Locate the line that contains "const char *eext" in the entries below, then repeat it and every following line through the line that contains "const bool fact_held", exactly, and no others.
··········
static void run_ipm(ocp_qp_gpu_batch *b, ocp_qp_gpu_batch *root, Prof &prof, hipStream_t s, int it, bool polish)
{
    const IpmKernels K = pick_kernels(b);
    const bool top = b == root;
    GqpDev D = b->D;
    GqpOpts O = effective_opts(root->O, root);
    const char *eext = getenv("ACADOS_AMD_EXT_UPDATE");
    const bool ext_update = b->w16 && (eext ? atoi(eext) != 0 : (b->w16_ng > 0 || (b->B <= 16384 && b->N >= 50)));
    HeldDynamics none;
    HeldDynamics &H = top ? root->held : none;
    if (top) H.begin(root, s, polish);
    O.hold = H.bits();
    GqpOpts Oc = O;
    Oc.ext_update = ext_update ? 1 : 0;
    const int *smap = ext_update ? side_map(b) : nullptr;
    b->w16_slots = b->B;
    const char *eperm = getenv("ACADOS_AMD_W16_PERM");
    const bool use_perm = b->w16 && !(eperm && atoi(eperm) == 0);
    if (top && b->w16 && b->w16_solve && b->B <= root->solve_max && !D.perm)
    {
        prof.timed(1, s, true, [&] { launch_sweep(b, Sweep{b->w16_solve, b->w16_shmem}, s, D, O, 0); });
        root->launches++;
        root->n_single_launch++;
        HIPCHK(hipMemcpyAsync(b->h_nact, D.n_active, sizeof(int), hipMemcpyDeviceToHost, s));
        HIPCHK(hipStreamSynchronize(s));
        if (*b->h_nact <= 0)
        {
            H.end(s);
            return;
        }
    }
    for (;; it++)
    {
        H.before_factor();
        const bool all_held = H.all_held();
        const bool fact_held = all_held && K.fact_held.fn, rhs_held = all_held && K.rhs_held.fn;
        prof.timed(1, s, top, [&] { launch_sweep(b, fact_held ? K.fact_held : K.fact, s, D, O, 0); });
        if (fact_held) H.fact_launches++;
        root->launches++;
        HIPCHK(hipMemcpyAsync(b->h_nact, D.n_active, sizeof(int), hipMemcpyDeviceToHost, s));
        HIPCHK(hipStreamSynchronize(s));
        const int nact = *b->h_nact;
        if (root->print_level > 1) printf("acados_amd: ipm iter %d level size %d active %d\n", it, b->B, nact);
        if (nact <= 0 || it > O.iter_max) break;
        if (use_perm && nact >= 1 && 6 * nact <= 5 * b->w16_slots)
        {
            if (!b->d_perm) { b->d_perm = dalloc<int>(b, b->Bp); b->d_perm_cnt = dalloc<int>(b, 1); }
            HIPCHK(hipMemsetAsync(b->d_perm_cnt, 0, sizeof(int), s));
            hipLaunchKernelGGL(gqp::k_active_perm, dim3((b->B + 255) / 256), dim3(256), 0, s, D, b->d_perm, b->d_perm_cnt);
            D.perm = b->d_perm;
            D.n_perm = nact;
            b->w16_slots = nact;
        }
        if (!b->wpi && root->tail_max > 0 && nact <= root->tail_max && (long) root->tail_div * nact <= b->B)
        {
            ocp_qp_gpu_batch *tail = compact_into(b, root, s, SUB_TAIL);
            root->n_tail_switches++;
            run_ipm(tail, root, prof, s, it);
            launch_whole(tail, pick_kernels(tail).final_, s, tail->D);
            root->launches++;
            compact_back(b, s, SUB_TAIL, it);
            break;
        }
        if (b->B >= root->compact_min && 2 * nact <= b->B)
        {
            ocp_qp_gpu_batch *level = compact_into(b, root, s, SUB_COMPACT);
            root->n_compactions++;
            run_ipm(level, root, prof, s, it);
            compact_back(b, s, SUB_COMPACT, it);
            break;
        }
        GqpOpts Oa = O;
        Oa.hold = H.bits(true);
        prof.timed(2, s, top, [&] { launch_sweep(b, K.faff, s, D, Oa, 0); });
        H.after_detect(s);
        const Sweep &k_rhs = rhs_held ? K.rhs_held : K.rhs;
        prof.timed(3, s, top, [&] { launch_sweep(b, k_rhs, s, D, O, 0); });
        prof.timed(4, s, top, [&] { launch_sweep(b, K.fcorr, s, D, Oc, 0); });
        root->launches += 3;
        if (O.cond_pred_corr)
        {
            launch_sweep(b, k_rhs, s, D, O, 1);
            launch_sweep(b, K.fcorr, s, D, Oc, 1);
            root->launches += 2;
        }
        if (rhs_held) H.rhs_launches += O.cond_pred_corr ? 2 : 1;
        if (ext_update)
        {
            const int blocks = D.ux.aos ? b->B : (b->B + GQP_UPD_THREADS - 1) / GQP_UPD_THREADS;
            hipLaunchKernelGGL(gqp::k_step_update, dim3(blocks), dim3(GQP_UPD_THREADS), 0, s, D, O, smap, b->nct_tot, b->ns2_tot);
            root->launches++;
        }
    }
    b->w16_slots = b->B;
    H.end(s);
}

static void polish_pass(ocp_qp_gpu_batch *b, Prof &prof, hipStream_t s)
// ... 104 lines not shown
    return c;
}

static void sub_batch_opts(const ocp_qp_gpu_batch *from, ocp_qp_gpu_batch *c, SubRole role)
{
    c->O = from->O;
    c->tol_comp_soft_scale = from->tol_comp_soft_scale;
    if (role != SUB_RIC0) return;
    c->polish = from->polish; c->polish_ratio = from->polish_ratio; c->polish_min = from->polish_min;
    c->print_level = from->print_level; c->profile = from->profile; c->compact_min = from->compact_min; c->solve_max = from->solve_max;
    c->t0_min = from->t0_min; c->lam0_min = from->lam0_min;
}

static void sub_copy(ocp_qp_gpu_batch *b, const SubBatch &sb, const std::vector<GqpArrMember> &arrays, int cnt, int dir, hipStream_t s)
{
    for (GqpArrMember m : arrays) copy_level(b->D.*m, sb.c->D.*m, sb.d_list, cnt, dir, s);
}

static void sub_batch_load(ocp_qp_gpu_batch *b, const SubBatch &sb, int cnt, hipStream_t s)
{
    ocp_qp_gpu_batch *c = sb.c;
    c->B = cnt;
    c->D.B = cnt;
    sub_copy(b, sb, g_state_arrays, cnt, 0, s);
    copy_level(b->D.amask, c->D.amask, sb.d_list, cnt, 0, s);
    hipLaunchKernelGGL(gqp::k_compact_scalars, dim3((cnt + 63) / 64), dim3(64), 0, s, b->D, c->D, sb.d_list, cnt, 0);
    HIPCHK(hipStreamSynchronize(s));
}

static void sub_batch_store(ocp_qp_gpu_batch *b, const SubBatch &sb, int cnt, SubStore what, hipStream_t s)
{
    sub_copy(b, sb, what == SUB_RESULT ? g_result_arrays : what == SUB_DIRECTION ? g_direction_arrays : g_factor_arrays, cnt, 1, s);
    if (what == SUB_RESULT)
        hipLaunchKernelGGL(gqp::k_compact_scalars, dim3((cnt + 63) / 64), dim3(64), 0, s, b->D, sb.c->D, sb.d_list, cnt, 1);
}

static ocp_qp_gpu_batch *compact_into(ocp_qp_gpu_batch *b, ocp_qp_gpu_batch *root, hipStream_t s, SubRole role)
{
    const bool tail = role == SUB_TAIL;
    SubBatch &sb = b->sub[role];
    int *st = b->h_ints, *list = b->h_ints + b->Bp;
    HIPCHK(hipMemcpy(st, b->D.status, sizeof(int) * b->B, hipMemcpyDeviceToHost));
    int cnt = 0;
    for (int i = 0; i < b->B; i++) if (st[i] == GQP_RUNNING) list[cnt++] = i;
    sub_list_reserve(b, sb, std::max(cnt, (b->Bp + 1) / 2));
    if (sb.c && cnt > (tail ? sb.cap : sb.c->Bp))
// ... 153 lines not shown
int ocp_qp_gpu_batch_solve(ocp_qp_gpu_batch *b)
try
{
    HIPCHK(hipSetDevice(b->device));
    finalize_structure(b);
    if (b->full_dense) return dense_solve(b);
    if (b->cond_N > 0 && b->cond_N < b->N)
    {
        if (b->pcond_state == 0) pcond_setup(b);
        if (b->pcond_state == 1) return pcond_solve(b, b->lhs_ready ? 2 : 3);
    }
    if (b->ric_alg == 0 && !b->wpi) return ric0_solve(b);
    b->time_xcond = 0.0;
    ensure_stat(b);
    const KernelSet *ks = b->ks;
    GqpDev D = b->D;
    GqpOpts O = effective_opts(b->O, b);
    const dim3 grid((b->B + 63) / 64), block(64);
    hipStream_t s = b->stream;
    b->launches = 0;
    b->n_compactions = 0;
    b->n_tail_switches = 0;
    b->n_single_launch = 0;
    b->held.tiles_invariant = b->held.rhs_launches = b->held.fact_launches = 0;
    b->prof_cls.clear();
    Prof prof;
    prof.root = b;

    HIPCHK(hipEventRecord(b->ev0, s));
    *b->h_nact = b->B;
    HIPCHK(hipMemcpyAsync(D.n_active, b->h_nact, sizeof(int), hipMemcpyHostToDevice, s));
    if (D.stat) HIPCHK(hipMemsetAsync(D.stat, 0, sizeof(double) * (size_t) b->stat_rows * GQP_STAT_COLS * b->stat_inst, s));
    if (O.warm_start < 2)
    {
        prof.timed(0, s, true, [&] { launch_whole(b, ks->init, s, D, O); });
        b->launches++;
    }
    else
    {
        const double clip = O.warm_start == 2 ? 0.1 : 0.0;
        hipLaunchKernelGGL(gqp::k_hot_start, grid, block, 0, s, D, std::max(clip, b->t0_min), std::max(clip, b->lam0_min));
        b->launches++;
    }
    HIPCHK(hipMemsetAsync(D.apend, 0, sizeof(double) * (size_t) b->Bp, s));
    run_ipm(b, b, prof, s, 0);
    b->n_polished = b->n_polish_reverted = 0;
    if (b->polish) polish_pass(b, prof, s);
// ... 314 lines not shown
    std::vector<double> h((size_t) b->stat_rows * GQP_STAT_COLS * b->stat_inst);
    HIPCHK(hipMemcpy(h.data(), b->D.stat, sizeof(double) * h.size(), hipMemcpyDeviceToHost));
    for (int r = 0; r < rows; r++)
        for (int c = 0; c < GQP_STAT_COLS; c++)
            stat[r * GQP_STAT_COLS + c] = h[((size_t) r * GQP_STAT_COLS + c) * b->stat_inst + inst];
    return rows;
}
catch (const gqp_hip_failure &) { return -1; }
··········
Response to this exercise:
    const char *eext = getenv("ACADOS_AMD_EXT_UPDATE");
    const bool ext_update = b->w16 && (eext ? atoi(eext) != 0 : (b->w16_ng > 0 || (b->B <= 16384 && b->N >= 50)));
    HeldDynamics none;
    HeldDynamics &H = top ? root->held : none;
    if (top) H.begin(root, s, polish);
    O.hold = H.bits();
    GqpOpts Oc = O;
    Oc.ext_update = ext_update ? 1 : 0;
    const int *smap = ext_update ? side_map(b) : nullptr;
    b->w16_slots = b->B;
    const char *eperm = getenv("ACADOS_AMD_W16_PERM");
    const bool use_perm = b->w16 && !(eperm && atoi(eperm) == 0);
    if (top && b->w16 && b->w16_solve && b->B <= root->solve_max && !D.perm)
    {
        prof.timed(1, s, true, [&] { launch_sweep(b, Sweep{b->w16_solve, b->w16_shmem}, s, D, O, 0); });
        root->launches++;
        root->n_single_launch++;
        HIPCHK(hipMemcpyAsync(b->h_nact, D.n_active, sizeof(int), hipMemcpyDeviceToHost, s));
        HIPCHK(hipStreamSynchronize(s));
        if (*b->h_nact <= 0)
        {
            H.end(s);
            return;
        }
    }
    for (;; it++)
    {
        H.before_factor();
        const bool all_held = H.all_held();
        const bool fact_held = all_held && K.fact_held.fn, rhs_held = all_held && K.rhs_held.fn;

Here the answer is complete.